Der reich geschmückte Festsaal der Villa und die behaglichen Räume, welche sich unmittelbar an denselben anschlossen, wurden aus Gaskronen, Wandleuchtern und Kandelabern bereits mit einem Meer von Licht überfluthet; aber von den erwarteten Gästen war noch keiner vorgefahren. Bis auf die Generalin, die schon seit geraumer Zeit in einem moosgrünen Sammetkleide mit unendlicher Schleppe umherrauschte, um die Anordnungen an den Büffetts wieder und wieder mit Kennerblicken zu prüfen und hier und da einige auf die leiblichen Bedürfnisse der Gäste bezügliche Anweisungen zu ertheilen, – und bis auf den Assessor, der in seinem Arbeitszimmer über einem Aktenbündel saß, als hätte er von den festlichen Vorbereitungen in seinem Elternhause überhaupt keine Ahnung – befanden sich sämmtliche Mitglieder der Familie noch in ihren Zimmern, mit ihrem Anzug beschäftigt.

Cilly war bei ihren Angehörigen ein wenig dafür verrufen, daß sie mit dem wichtigen Geschäft des Ankleidens trotz aller Hilfe der Zofe niemals rechtzeitig fertig werden könne. Sie hatte um dieser leidigen Gewohnheit willen schon unzählige Neckereien Engelberts über sich ergehen lassen müssen, und vielleicht nur, um ihr für den heutigen Tag eine Wiederholung derselben nach Möglichkeit zu ersparen, beeilte Marie ihren eigenen Anzug so sehr, daß sie noch Zeit genug behielt, auch ihrer Base Beistand zu leisten. Sie selber hatte jede Hilfe abgelehnt, ja, sie hatte trotz alles Zuredens nicht einmal die weitberühmten Frisirkünste von Cillys Jungfer in Anspruch genommen, da sie ihr prächtiges Haar durchaus nicht anders zu tragen wünschte als an jedem sonstigen Tage. Und ein Blick in den Spiegel konnte sie belehren, daß sie recht daran gethan hatte. Die einfache Anordnung der dicken, lichtblonden Zöpfe, in denen einige frische Blumen als einziger Schmuck befestigt waren, stand ihr ohne Zweifel ungleich lieblicher zu Gesicht als irgend ein kunstreicher Aufbau, wie ihn die an der Seine geschulte Phantasie der Mademoiselle Chériette zu erfinden liebte. Und dieselbe anmuthige Einfachheit hatte sie auch in Bezug auf all ihren sonstigen Festschmuck walten lassen. Ein weißes Kleid von schlichtem Faltenwurf, durch eine zarte, schön gezeichnete Stickerei belebt und hier und da mit einer kleinen, duftigen Ranke lebendiger Blumen verziert, überließ den edlen Linien und den weichen Formen ihrer vollkommen ebenmäßigen Gestalt den wesentlich größten Theil der Aufgabe, sich im Wettstreit mit den weiblichen Schönheiten, die man heute erwarten durfte, zu behaupten.
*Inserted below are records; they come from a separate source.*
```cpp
int opp_layernorm(const float* x, int ldx, const float* gamma, const float* beta, const float* res, int ldres,
                  float* out, int ldo, int rows, int C, float eps, hipStream_t stream);
int opp_linattn_chunks(int seg_len);
int opp_linattn_kv(const float* k, const float* v, int ld, int n_seg, int seg_len, int C, int D, float* kv_out,
                   float* ks_out, float* scratch, hipStream_t stream);
int opp_linattn_apply(const float* q, int ldq, const float* kv, const float* ks, float* out, int ldo, int n_seg,
                      int seg_len, int src_len, int C, int D, float eps, hipStream_t stream);
size_t opp_linattn_pair_scratch_floats(int len0, int len1);
int opp_linattn_kv_pair(const float* qkv, int ld, int len0, int len1, float* kv, float* ks, float* scratch,
                        hipStream_t stream);
void opp_linattn_chunk_parts(float* scratch, int len0, int len1, float** kv_part, float** ks_part);
int opp_linattn_reduce_chunks(int len0, int len1, float* kv, float* ks, float* scratch, hipStream_t stream);
size_t opp_focal_loss_ws_bytes(size_t n);
int opp_focal_loss_fwd(const float* conf, const short* gt, const float* weight, size_t n, float alpha, float gamma, double* sums,
                       void* ws, size_t ws_bytes, hipStream_t stream);
int opp_focal_loss_bwd(const float* conf, const short* gt, const float* weight, size_t n, float alpha, float gamma,
                       const float* scales, float* grad, hipStream_t stream);
int opp_focal_loss_fwd_ex(const float* conf, const void* gt, int gt_kind, const float* weight, const float* mask0, const float* mask1, int N, int L,
                          size_t n, float alpha, float gamma, double* sums, void* ws, size_t ws_bytes, hipStream_t stream);
int opp_focal_loss_bwd_ex(const float* conf, const void* gt, int gt_kind, const float* weight, const float* mask0, const float* mask1, int N, int L,
                          size_t n, float alpha, float gamma, const float* scales, float* grad, hipStream_t stream);
size_t opp_dual_softmax_bwd_ws_bytes(int B, int N, int L);
int opp_dual_softmax_bwd(const float* g, const float* sim, const float* lse_row, const float* lse_col, int B, int N, int L, float* ds,
                         void* ws, size_t ws_bytes, hipStream_t stream);
bool opp_linattn_small_ok(int len0, int len1, int C, int D);
int opp_full_attention_run(const float* qkv, int n_seg, int len0, int len1, int C, int nhead, int cross, int prec, float* msg,
                           hipStream_t stream);
int opp_linattn_small_pair(const float* qkv, int ld, int n_seg, int len0, int len1, int cross, float* out, int ldo, int C, int D,
                           float eps, hipStream_t stream);
int opp_linattn_apply_pair(const float* qkv, int ld, const float* kv, const float* ks, int cross, float* out, int ldo,
                           int len0, int len1, float eps, hipStream_t stream);
struct OppEncChain {
  int C = 256;
  const float* X = nullptr;
  int ldx = 0;
  float* out = nullptr;
  int ldo = 0;
  int len0 = 0, len1 = 0;
  const float* msg = nullptr;
  int ldm = 0;
  int apply = 0;
  const float* q = nullptr;
  int ldq = 0;
  const float* kv = nullptr;
  const float* ks = nullptr;
  const float* q1 = nullptr;
  const float* kv1 = nullptr;
  const float* ks1 = nullptr;
  const void* wq_next = nullptr;
  float* qkv_out = nullptr;
  float* qkv_out1 = nullptr;
  const float* qmask = nullptr;
  float* kv_part = nullptr;
  float* ks_part = nullptr;
  int cross = 0;
  float eps_attn = 1e-6f;
  const void* wm = nullptr;
  const void* w1 = nullptr;
  const void* w2 = nullptr;
  const float *g1 = nullptr, *b1 = nullptr, *g2 = nullptr, *b2 = nullptr;
  float eps_ln = 1e-5f;
};
size_t opp_frag_b3_bytes(int N, int K);
int opp_pack_frag_b3(const float* w, int N, int K, void* out, hipStream_t stream);
bool opp_enc_chain_ok(int C, int nhead, bool apply);
int opp_enc_chain(const OppEncChain& a, hipStream_t stream);
int opp_enc_layer64(const OppEncChain& a, hipStream_t stream);
enum { OPP_SS_STATS = 1, OPP_SS_CONF = 2, OPP_SS_STATS_STORE = 3 };
struct OppGemmSS {
  const void* A = nullptr;
  const void* B = nullptr;
  int lda = 0, ldb = 0;
  int M = 0, N = 0, K = 0;
  int mode = OPP_SS_STATS;
  float out_mul = 1.f, out_div = 1.f;
  const float* row_mask = nullptr;
  float* stat_rowmax = nullptr;
  float* stat_rowsum = nullptr;
  float* stat_colmax = nullptr;
  float* stat_colsum = nullptr;
  const float* rstat_max = nullptr;
  const float* rstat_sum = nullptr;
  const float* cstat_max = nullptr;
  const float* cstat_sum = nullptr;
  float* C = nullptr;
  int ldc = 0;
  float* part_best = nullptr;
  int* part_arg = nullptr;
  int* part_ties = nullptr;
  float* part_rowmax = nullptr;
  int a_bytes = 0, b_bytes = 0, vec_store = 0;
  int delay = 0;
  unsigned long long* dbg_ts = nullptr;
};
void opp_gemm_ss_debug_timestamps(void* buf, int mode);
int opp_gemm_ss_tile_rows();
int opp_gemm_ss_tile_cols();
int opp_gemm_ss(const OppGemmSS& g, hipStream_t stream);
size_t opp_linear_bwd_ws_bytes(int M, int N, int K, int prec);
int opp_linear_bwd(const float* dY, const float* X, const float* W, int M, int N, int K, float* dX, float* dW, int accumulate_dw, int prec,
                   void* ws, size_t ws_bytes, hipStream_t stream);
size_t opp_linattn_train_ws_bytes(int B, int L, int S, int H, int D);
int opp_linattn_train_fwd(const float* q, const float* k, const float* v, const float* q_mask, const float* kv_mask, int B, int L, int S, int H, int D,
                          float eps, float* out, float* kv, float* ks, void* ws, size_t ws_bytes, hipStream_t stream);
int opp_linattn_train_bwd(const float* q, const float* k, const float* v, const float* q_mask, const float* kv_mask, const float* kv, const float* ks,
                          const float* grad_out, int B, int L, int S, int H, int D, float eps, float* gq, float* gk, float* gv, void* ws,
                          size_t ws_bytes, hipStream_t stream);
bool opp_stem_direct_ok(int cout, int prec);
int opp_stem_direct(const float* img, int H, int W, const float* wsplit, const float* bias, float* out, int ldc, hipStream_t stream, void* out3 = nullptr,
                    int ld3 = 0);
size_t opp_conv_tail_weight_floats(int cin_pad, int ks);
int opp_pack_conv_tail(const float* w, const float* scale, int cout, int cin, int ks, int n0, int cin_pad, float* wt, hipStream_t stream);
int opp_conv_tail(const OppGemm& g, const float* wt, int n0, int ncols, hipStream_t stream);
int opp_fold_bn(const float* gamma, const float* beta, const float* mean, const float* var, float eps, int c,
                int c_pad, float* scale, float* shift, hipStream_t stream);
int opp_pack_conv(const float* w, const float* scale, int cout, int cin, int ks, int cout_pad, int cin_pad,
                  float* out, hipStream_t stream);
int opp_pack_stem(const float* w, const float* scale, int cout, float* out, hipStream_t stream);
int opp_stem_im2col(const float* img, int B, int H, int W, float* col, hipStream_t stream);
int opp_h2_split(const float* in, float* out, size_t n, float* scale2, hipStream_t stream);
int opp_b3_split(const float* in, float* out, size_t n, hipStream_t stream);
int opp_add(const float* a, const float* b, float* out, size_t n, hipStream_t stream);
int opp_pack_affine(const float* src, float fill, const float* scale1, float* out, int n, hipStream_t stream);
int opp_add_cat(const float* a, const float* b, size_t na, const float* c, size_t nc, float* out, hipStream_t stream);
int opp_transpose(const float* in, float* out, int batch, int R, int Cc, hipStream_t stream);
size_t opp_bn_train_scratch_bytes(int rows, int ld);
int opp_bn_train(const float* y, int rows, int ld, int C, const float* gamma, const float* beta, float eps, const float* res,
                 int act, float* out, float* stat_out, void* scratch, hipStream_t stream, float* save_mean = nullptr, float* save_invstd = nullptr);
size_t opp_conv_geo_entries(int P);
int opp_conv_geo(int B, int Ho, int Wo, int Hin, int Win, int ks, int stride, int pad, void* geo, hipStream_t stream);
size_t opp_conv_wgrad_ws_bytes(int P, int cout_pad, int cin_pad, int ks);
int opp_conv_wgrad(const float* dY, int ldy, const float* X, int ldx, size_t x_pixels, const void* geo, int P, int Win, int ks, int cout, int cin,
                   float* dW, int accumulate, void* ws, size_t ws_bytes, hipStream_t stream);
int opp_conv_flip_transpose(const float* w, int cout, int cin, int ks, float* out, hipStream_t stream);
int opp_conv_dilate2(const float* dy, int B, int Ho, int Wo, int ld, float* z, hipStream_t stream);
size_t opp_bn_bwd_scratch_bytes(int rows, int ld);
int opp_bn_backward(const float* dy, const float* y, const float* raw, int rows, int ld, int C, int act, const float* gamma, const float* mean,
                    const float* invstd, float* draw, float* dres, float* dgamma, float* dbeta, int accumulate, void* scratch, hipStream_t stream);
int opp_upsample2x_backward(const float* g, int B, int Hr, int Wr, int ld, float* dr, int accumulate, hipStream_t stream);
int opp_ln_forward(const float* x, const float* gamma, const float* beta, const float* res, int rows, int C, float eps, float* y, float* mean,
                   float* rstd, hipStream_t stream);
size_t opp_ln_backward_ws_bytes(int rows, int C);
int opp_ln_backward(const float* g, const float* x, const float* gamma, const float* mean, const float* rstd, int rows, int C, float* dx,
                    float* dgamma, float* dbeta, void* ws, size_t ws_bytes, hipStream_t stream);
size_t opp_lse_ws_bytes(int B, int N, int L);
int opp_dual_softmax_lse(const float* S, int B, int N, int L, float* lse_row, float* lse_col, float* conf, void* ws, size_t ws_bytes,
                         hipStream_t stream);
int opp_fine_gather_batch(const float* feat, int Hf, int Wf, int C, const long long* b_ids, const long long* j_ids, int M, int wc, int stride, int Wwin,
                          float* win, hipStream_t stream);
int opp_fine_scatter_batch(const float* gwin, int B, int Hf, int Wf, int C, const long long* b_ids, const long long* j_ids, int M, int wc, int stride,
// ... 34 lines not shown
```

Von kindlicher Freude über das liebliche Bild erfüllt, das ihr der hohe Ankleidespiegel zurückgeworfen hatte, verließ Marie ihr Stübchen, um sich zu dem in demselben Stockwerk gelegenen Zimmer ihrer Base zu begeben. Sie hatte nur den langen Gang zu durchschreiten, um dahin zu gelangen, und sie war so wenig darauf gefaßt gewesen, anderen Personen als etwa einem der Dienstboten zu begegnen, daß ihr ein Ausruf der Ueberraschung entschlüpfte, als sie plötzlich Engelberts schlanke Gestalt wie aus dem Boden gewachsen vor sich stehen sah.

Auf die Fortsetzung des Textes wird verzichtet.